*** Block opens ***

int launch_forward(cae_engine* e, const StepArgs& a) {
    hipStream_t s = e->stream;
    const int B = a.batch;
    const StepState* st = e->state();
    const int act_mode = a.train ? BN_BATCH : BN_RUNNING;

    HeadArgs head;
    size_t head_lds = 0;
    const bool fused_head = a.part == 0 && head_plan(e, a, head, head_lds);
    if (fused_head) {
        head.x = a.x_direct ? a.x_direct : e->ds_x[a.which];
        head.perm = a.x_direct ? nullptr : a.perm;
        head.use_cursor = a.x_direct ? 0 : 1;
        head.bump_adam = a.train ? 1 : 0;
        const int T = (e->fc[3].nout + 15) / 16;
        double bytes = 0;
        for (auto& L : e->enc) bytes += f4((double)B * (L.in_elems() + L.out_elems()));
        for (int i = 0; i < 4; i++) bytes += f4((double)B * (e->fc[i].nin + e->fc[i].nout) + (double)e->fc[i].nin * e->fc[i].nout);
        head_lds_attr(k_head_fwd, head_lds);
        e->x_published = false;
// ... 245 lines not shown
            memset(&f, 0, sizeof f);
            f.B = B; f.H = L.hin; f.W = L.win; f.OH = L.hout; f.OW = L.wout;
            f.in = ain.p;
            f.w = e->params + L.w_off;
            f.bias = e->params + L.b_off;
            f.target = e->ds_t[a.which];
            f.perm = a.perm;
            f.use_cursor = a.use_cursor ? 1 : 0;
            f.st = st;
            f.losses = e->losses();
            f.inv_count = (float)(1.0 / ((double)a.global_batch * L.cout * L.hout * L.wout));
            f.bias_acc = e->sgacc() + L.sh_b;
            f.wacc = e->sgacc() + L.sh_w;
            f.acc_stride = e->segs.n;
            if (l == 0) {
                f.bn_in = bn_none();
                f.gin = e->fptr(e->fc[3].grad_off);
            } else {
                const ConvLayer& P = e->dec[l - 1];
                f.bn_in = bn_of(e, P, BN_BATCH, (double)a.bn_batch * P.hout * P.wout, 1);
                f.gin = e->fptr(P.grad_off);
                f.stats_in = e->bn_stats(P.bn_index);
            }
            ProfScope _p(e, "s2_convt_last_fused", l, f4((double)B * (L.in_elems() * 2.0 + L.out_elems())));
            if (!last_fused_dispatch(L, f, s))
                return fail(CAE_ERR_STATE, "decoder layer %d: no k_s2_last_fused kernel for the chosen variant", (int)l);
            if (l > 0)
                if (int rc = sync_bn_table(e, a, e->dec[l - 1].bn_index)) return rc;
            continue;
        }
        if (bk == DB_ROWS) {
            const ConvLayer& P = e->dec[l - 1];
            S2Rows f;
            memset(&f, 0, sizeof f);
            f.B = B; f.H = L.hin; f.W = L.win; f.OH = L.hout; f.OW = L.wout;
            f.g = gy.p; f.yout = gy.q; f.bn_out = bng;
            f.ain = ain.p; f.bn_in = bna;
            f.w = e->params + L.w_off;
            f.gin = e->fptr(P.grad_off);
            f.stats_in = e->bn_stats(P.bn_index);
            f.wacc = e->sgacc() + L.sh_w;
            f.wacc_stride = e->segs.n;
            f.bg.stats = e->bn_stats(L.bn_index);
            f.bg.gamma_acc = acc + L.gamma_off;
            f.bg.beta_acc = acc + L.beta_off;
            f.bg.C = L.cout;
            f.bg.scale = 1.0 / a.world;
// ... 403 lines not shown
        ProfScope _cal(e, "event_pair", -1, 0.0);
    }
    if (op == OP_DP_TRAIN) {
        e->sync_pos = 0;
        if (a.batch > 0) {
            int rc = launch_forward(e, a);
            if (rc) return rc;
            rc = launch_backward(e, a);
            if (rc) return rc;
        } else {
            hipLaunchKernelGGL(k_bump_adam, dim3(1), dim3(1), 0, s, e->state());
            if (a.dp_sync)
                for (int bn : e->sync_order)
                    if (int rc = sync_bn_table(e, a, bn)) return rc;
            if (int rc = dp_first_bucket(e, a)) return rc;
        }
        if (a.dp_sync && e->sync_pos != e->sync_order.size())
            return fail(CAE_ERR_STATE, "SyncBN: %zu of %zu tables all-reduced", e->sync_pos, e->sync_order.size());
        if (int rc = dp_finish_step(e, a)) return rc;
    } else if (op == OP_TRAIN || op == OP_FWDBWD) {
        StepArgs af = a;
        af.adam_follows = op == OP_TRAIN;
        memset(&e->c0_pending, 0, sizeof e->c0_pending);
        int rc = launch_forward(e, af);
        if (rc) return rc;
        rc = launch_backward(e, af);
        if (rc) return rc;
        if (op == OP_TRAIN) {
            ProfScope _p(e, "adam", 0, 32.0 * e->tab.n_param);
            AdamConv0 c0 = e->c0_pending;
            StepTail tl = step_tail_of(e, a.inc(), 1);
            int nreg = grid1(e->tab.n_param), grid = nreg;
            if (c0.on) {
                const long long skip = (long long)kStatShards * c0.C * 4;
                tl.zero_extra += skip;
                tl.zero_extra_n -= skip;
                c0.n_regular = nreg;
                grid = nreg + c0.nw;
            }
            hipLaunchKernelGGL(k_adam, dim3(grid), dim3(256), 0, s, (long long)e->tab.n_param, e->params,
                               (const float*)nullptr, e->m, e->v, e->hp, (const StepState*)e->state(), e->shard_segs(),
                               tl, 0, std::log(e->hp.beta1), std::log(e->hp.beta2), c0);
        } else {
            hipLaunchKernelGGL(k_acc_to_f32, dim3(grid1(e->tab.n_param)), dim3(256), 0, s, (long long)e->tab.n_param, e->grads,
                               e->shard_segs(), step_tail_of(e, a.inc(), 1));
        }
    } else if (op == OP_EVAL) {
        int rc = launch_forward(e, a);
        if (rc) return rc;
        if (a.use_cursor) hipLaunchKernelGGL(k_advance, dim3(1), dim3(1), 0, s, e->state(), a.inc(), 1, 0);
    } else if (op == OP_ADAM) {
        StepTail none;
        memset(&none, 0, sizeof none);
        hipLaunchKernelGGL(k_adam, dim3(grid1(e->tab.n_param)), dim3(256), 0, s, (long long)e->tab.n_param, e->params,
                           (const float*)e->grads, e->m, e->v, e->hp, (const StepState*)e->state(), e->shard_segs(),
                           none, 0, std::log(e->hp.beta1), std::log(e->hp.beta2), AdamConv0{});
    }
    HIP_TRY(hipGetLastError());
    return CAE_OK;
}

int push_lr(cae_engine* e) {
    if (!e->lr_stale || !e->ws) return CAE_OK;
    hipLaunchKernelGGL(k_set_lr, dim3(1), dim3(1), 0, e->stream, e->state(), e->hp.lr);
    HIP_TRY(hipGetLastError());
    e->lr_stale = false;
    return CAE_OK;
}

*** Block closes ***

:: Task item ::
Your reply should be a single number: how many lines in the listing above include the string "StepState".

:: Completed exercise ::
3